*THE PROBLEM*. If a line includes "rstd", copy it out of the entries.

(Stored items)
☆ ☆ ☆ ☆
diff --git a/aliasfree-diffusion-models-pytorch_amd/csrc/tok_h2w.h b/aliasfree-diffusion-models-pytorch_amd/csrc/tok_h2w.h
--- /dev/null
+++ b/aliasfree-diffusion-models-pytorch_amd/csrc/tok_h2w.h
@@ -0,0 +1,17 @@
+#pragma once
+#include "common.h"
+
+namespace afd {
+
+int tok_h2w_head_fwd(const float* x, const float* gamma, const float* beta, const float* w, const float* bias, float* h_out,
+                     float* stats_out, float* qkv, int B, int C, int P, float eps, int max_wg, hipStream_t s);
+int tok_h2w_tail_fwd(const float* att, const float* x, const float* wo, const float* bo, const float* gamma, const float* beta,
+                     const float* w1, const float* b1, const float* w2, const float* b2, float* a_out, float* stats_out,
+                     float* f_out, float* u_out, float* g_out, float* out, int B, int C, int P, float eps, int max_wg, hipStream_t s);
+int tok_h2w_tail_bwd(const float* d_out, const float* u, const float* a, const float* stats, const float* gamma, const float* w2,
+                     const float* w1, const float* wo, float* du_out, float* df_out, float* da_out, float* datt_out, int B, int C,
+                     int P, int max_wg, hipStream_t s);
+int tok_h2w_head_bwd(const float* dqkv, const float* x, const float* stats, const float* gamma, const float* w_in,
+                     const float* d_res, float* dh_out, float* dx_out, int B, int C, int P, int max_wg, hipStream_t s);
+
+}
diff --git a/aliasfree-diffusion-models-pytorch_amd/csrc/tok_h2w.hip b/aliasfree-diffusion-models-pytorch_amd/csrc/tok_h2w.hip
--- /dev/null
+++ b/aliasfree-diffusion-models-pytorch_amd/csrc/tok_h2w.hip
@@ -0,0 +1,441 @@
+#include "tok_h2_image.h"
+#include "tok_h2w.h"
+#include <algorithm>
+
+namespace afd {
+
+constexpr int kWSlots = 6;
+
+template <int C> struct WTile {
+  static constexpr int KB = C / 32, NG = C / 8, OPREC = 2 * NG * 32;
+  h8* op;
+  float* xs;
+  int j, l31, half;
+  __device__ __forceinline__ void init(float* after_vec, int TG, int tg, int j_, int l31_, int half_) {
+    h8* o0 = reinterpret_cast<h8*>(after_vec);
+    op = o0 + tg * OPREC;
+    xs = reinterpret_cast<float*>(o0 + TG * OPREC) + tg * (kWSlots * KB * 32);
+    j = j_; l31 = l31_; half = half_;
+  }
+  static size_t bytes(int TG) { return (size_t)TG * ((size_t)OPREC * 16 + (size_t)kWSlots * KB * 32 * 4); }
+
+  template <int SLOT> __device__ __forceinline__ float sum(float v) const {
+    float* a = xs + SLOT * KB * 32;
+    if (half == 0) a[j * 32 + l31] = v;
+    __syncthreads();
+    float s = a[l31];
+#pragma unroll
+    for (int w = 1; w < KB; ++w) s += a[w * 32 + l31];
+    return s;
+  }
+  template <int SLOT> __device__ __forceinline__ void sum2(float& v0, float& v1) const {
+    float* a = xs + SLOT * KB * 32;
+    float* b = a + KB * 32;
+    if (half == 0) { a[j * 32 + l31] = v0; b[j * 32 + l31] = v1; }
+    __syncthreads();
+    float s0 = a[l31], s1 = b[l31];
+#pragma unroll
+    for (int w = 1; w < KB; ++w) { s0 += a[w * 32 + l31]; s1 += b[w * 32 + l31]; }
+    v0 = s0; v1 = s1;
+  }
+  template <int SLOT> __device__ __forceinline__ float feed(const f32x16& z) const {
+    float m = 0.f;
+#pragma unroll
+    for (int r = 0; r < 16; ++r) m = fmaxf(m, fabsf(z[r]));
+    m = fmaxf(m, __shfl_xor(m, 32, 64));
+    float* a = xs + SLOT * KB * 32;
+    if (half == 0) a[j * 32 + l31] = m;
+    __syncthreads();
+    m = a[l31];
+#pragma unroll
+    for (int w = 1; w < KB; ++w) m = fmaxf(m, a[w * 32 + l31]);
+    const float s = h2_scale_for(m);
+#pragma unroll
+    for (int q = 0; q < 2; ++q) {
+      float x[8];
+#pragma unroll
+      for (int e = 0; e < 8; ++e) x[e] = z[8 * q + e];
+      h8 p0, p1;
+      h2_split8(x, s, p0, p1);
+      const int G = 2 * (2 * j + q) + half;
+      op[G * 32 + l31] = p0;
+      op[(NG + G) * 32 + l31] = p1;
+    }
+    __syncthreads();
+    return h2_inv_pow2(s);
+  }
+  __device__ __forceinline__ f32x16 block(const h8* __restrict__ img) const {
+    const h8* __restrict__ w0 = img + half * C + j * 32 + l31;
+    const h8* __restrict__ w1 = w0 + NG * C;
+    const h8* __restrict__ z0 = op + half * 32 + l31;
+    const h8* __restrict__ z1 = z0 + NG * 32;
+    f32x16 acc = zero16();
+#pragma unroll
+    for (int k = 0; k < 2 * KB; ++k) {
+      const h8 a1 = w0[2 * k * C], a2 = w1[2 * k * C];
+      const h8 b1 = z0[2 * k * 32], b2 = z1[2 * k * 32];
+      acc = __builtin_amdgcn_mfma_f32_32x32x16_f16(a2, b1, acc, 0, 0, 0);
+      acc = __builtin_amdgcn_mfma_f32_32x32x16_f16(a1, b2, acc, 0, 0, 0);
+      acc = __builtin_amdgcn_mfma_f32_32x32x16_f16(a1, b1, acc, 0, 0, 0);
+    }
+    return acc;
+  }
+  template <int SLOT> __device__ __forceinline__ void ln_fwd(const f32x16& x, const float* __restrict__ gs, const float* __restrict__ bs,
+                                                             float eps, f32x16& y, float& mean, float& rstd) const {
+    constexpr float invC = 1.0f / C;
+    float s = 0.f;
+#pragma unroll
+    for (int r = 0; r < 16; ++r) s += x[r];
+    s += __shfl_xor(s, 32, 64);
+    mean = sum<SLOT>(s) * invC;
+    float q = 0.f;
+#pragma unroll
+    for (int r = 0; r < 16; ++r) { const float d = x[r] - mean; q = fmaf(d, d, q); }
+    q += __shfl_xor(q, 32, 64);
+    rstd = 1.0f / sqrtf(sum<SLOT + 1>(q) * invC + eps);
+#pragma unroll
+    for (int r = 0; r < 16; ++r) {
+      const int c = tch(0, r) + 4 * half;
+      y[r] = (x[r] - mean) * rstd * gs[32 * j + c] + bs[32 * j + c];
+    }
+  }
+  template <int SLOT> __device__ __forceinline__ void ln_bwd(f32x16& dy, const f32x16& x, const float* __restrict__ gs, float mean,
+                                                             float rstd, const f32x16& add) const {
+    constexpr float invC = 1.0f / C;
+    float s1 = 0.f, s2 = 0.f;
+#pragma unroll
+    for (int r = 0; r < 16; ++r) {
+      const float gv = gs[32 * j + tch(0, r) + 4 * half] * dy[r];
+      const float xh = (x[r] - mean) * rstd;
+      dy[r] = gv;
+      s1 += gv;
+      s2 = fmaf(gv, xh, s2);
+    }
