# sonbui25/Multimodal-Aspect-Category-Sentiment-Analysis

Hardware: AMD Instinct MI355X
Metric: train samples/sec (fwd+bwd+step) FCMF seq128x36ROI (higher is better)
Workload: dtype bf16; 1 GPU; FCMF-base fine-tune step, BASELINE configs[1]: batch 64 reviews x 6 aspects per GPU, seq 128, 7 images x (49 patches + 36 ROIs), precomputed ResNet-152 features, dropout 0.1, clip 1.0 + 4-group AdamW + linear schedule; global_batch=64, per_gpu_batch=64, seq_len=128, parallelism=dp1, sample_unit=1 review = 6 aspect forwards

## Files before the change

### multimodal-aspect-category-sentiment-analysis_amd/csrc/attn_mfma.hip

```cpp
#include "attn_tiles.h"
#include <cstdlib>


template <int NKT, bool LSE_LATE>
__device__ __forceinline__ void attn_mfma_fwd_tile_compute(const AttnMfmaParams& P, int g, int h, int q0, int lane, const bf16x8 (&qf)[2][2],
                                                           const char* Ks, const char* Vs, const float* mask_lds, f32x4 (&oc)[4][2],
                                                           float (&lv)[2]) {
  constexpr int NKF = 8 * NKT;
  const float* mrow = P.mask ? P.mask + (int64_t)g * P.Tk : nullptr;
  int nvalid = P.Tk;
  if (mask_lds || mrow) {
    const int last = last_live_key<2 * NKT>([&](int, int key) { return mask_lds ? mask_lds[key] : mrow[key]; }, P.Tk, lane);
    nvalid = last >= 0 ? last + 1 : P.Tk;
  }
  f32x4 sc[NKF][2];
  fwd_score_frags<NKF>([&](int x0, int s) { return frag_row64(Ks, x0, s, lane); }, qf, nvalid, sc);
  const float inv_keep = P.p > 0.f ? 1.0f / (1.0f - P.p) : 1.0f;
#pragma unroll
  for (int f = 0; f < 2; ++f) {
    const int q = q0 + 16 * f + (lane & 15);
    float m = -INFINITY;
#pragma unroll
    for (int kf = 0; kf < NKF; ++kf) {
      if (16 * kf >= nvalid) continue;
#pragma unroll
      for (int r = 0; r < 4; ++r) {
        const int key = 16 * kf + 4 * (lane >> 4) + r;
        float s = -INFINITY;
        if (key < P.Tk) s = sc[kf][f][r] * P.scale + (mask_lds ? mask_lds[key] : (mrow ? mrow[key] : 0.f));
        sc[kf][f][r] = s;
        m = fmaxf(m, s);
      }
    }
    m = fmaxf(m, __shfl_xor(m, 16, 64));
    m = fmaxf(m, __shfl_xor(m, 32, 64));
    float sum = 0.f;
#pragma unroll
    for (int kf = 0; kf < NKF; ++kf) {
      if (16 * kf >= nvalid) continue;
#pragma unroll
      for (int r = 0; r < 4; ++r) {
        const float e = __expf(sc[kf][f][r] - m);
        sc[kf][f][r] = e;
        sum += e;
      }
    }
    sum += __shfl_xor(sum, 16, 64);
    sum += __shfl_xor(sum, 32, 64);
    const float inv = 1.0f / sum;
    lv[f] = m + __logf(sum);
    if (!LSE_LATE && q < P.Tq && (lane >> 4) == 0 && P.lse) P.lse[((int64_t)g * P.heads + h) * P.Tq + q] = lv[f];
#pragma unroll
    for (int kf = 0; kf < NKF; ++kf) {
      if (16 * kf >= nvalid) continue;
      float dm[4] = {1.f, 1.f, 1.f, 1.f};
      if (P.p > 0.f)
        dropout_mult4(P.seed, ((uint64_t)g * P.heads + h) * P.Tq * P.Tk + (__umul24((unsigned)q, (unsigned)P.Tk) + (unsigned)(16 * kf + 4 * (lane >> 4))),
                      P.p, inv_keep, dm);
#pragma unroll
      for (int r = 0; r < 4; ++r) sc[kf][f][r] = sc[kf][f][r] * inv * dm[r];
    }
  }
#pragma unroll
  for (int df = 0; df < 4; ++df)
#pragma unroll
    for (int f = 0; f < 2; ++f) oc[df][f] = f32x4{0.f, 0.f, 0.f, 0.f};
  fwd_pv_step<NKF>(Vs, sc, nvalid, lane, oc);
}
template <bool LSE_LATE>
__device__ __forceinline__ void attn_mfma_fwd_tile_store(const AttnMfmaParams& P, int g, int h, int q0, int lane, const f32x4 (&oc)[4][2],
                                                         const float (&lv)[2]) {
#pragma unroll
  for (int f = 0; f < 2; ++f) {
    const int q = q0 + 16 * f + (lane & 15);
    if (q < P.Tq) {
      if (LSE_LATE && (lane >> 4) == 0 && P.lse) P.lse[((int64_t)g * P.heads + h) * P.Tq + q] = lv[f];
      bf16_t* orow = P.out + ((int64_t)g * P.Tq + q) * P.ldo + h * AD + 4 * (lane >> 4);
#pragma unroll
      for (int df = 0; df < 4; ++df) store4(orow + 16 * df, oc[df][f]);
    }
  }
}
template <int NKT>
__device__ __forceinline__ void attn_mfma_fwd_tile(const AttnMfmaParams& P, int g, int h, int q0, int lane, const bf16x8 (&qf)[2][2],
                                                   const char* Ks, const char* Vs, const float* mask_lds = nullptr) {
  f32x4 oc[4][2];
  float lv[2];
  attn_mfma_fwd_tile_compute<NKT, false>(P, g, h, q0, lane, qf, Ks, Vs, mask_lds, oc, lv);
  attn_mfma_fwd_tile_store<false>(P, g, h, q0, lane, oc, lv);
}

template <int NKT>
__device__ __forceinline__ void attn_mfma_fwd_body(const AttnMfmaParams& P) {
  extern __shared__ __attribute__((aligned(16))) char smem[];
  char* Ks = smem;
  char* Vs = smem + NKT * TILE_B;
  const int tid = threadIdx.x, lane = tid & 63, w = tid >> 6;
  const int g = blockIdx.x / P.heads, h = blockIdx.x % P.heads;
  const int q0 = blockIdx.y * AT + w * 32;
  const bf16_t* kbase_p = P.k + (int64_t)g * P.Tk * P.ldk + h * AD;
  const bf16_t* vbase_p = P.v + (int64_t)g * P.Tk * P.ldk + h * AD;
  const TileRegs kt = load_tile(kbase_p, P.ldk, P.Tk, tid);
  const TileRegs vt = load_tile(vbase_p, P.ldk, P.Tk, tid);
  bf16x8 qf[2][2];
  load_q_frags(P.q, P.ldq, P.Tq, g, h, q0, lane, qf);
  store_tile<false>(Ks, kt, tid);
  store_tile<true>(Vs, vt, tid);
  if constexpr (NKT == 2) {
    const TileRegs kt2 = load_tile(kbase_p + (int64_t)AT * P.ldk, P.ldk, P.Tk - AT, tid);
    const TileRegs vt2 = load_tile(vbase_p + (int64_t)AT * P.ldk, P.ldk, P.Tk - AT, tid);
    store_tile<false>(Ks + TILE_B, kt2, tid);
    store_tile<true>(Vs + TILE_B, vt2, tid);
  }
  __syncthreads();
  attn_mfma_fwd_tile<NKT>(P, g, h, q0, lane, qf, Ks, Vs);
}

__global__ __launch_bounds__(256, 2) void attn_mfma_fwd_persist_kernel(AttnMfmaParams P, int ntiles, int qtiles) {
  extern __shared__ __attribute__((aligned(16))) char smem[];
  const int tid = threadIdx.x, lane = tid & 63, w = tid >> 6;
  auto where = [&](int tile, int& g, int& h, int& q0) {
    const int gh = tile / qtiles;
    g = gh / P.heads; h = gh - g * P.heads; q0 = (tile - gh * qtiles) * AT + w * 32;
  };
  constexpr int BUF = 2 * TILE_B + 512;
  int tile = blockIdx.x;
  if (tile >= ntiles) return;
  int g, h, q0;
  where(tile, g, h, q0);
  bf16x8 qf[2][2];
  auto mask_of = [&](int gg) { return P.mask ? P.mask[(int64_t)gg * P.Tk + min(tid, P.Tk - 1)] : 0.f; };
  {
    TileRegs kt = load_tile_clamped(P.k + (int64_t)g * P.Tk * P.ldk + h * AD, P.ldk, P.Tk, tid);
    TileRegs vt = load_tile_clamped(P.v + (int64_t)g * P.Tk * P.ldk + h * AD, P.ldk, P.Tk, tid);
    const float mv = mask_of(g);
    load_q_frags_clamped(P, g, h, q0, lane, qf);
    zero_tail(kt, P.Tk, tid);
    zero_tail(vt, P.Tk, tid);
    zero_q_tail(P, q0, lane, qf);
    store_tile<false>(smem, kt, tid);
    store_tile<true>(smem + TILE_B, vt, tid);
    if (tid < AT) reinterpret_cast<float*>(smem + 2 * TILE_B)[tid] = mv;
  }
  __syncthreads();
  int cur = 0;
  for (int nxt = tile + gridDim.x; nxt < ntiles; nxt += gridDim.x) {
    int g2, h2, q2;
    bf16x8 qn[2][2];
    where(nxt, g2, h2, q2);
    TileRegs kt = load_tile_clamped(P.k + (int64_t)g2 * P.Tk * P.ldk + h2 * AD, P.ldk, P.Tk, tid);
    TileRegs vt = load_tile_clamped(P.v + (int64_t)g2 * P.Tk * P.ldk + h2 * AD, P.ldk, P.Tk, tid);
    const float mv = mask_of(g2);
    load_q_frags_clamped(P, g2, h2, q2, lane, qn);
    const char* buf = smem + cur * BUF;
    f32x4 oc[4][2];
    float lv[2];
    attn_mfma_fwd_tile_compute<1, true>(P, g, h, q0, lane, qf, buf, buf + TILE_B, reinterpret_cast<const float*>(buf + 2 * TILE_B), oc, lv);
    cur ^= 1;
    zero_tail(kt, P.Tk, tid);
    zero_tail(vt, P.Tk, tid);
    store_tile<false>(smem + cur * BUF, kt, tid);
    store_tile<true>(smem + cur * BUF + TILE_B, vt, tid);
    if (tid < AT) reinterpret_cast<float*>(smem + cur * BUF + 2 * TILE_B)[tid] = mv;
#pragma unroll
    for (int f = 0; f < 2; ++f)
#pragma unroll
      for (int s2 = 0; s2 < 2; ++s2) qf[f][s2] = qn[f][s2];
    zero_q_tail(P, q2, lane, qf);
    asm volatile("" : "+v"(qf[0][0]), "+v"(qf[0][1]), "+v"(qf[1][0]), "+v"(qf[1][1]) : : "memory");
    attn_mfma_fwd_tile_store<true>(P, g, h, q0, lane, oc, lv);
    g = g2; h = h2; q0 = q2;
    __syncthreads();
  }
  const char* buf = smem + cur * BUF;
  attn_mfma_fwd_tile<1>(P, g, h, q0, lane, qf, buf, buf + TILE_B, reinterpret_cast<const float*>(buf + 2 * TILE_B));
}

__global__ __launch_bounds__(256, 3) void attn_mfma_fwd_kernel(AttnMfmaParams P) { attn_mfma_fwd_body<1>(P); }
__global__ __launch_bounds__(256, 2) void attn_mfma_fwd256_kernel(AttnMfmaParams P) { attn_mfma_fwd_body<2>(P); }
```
☆ ☆ ☆ ☆
*REPLY TO THE EXERCISE*.
+                                                             float eps, f32x16& y, float& mean, float& rstd) const {
+    rstd = 1.0f / sqrtf(sum<SLOT + 1>(q) * invC + eps);
+      y[r] = (x[r] - mean) * rstd * gs[32 * j + c] + bs[32 * j + c];
+                                                             float rstd, const f32x16& add) const {
+      const float xh = (x[r] - mean) * rstd;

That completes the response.